WHAT IS REQUIRED: Go through each line of the records below and count those with the word "lutp". Give only the count.

** DATA FOR THIS EXERCISE follows **

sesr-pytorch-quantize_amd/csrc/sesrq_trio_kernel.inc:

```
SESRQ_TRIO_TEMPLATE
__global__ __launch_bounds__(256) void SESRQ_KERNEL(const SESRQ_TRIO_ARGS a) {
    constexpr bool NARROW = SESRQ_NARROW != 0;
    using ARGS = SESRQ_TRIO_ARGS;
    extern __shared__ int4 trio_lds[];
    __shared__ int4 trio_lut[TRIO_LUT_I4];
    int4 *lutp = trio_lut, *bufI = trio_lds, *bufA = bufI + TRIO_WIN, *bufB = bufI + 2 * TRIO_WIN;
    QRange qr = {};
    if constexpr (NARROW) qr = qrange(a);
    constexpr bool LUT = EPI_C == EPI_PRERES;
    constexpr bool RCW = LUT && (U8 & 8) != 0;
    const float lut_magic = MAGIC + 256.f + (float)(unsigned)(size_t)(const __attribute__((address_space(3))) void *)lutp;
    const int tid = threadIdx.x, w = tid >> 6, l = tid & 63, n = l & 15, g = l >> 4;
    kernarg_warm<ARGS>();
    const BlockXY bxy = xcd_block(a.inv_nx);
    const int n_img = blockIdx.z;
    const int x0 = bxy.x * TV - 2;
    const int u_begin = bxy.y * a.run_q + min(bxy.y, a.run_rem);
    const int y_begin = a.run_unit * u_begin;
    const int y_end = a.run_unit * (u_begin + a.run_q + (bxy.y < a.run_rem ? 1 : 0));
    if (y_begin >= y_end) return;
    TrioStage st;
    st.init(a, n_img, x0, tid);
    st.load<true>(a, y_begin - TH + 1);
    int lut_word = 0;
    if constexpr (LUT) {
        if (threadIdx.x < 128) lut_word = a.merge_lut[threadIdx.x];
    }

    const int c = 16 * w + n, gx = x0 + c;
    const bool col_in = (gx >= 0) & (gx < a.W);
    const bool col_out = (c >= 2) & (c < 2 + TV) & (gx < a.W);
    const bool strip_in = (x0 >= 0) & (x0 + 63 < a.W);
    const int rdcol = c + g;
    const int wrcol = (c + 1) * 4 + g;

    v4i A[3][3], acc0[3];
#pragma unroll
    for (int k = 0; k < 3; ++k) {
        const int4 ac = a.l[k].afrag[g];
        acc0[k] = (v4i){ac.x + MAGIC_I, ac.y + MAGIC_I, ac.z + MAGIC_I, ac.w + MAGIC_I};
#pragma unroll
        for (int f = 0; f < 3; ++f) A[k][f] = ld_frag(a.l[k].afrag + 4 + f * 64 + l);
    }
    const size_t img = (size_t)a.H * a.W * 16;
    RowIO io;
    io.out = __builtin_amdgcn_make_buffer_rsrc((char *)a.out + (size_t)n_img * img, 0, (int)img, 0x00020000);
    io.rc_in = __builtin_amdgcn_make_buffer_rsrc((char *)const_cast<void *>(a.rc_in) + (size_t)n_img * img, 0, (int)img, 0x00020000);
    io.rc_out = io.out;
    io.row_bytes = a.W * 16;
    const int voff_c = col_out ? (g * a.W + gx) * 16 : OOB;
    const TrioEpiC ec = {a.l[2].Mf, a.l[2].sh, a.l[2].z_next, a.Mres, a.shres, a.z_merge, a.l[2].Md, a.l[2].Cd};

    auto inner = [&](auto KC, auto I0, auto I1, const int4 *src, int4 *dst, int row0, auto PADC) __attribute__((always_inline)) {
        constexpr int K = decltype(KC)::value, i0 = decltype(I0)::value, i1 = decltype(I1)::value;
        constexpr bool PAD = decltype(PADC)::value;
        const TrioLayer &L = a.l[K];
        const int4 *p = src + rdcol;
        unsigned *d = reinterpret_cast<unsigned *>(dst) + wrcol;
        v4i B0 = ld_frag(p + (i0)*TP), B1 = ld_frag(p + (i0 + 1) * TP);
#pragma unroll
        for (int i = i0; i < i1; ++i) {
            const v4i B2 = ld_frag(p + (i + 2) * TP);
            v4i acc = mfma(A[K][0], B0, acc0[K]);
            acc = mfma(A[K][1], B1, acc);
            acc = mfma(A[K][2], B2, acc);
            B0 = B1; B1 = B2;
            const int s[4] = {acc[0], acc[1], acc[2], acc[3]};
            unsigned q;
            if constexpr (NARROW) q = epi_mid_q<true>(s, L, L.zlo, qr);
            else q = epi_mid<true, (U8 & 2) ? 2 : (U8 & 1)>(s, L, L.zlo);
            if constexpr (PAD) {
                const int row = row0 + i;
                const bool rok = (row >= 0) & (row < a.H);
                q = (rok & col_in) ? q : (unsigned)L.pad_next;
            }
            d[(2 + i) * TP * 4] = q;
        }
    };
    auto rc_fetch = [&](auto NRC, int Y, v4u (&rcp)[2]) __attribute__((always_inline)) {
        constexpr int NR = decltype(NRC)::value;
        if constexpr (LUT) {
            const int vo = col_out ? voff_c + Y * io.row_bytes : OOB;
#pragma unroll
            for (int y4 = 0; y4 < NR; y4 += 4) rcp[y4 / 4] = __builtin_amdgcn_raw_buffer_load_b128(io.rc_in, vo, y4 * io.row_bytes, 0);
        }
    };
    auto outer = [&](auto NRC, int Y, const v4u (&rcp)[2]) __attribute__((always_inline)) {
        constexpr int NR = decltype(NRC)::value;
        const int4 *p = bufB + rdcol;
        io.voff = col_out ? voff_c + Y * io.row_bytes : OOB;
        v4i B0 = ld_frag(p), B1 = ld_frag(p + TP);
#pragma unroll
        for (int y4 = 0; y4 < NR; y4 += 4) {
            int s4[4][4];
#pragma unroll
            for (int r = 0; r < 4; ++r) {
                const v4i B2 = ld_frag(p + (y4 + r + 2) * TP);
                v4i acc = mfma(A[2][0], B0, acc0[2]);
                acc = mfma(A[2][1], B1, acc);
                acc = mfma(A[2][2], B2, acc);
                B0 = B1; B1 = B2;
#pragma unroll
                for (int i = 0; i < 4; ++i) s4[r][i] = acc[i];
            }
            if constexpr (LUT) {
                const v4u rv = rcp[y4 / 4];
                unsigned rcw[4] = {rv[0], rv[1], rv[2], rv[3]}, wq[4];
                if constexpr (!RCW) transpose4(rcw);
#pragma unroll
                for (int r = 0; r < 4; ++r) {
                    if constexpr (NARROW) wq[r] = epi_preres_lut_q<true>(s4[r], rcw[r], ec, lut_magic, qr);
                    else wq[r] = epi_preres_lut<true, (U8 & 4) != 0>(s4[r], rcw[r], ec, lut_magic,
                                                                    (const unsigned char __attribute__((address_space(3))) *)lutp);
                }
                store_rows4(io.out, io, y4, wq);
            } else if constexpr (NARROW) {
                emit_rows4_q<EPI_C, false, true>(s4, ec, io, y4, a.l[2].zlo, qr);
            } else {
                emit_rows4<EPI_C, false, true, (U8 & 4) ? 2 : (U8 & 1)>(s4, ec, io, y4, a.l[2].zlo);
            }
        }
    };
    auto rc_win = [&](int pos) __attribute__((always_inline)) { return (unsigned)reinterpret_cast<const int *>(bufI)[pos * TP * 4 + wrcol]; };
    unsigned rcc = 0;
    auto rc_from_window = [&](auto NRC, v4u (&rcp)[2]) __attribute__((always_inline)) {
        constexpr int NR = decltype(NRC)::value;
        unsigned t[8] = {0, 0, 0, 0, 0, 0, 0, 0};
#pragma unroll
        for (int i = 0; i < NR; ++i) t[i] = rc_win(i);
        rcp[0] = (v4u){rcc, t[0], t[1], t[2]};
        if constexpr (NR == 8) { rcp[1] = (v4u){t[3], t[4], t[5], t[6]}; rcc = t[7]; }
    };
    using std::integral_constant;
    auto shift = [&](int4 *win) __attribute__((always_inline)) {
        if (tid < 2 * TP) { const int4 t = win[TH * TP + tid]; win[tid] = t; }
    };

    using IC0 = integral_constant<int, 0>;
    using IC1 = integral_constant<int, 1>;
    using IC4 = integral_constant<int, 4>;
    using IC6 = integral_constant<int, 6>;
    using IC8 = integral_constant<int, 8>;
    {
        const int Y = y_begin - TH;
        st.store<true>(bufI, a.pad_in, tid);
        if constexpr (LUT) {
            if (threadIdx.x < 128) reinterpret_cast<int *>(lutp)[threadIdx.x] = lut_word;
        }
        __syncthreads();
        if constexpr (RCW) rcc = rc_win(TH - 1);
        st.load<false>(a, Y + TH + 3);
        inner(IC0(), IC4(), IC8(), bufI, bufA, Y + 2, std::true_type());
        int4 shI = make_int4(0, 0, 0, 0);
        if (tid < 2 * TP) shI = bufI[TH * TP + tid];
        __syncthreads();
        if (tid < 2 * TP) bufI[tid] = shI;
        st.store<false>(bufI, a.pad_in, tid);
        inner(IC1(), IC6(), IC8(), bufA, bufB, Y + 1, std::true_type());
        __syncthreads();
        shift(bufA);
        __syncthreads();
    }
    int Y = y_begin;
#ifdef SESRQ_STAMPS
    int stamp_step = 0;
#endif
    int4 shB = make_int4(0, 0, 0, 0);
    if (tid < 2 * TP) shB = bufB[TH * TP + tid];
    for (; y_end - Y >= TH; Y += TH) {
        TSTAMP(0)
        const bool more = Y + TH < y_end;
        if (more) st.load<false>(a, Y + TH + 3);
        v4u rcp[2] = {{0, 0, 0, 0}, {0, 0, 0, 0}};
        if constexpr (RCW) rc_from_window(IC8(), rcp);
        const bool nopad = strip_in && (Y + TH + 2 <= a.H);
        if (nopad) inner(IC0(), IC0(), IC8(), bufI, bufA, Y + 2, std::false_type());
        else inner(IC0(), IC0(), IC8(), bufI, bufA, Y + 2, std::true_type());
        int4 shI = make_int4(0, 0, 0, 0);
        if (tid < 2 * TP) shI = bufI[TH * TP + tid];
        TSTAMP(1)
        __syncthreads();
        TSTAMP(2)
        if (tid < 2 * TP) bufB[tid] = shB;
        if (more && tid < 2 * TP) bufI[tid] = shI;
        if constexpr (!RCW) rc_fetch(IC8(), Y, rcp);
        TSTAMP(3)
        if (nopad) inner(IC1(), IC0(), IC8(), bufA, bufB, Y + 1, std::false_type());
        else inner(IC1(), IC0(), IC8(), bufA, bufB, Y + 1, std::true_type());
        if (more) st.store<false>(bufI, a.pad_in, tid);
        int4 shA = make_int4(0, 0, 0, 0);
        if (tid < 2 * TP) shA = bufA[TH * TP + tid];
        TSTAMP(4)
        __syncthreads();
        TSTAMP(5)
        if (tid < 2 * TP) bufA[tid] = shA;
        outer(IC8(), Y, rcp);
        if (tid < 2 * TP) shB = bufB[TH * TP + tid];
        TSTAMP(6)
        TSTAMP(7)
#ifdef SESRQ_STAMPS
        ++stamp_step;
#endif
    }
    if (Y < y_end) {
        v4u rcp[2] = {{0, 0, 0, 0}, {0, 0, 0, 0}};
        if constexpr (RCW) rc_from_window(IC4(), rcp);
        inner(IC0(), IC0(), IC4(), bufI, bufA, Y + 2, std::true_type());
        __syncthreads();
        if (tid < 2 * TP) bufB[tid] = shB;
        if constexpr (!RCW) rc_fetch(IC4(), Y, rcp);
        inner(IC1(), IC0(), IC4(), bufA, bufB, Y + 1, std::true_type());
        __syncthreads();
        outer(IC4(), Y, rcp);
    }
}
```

** End of DATA FOR THIS EXERCISE **

ANSWER TO THIS EXERCISE: 4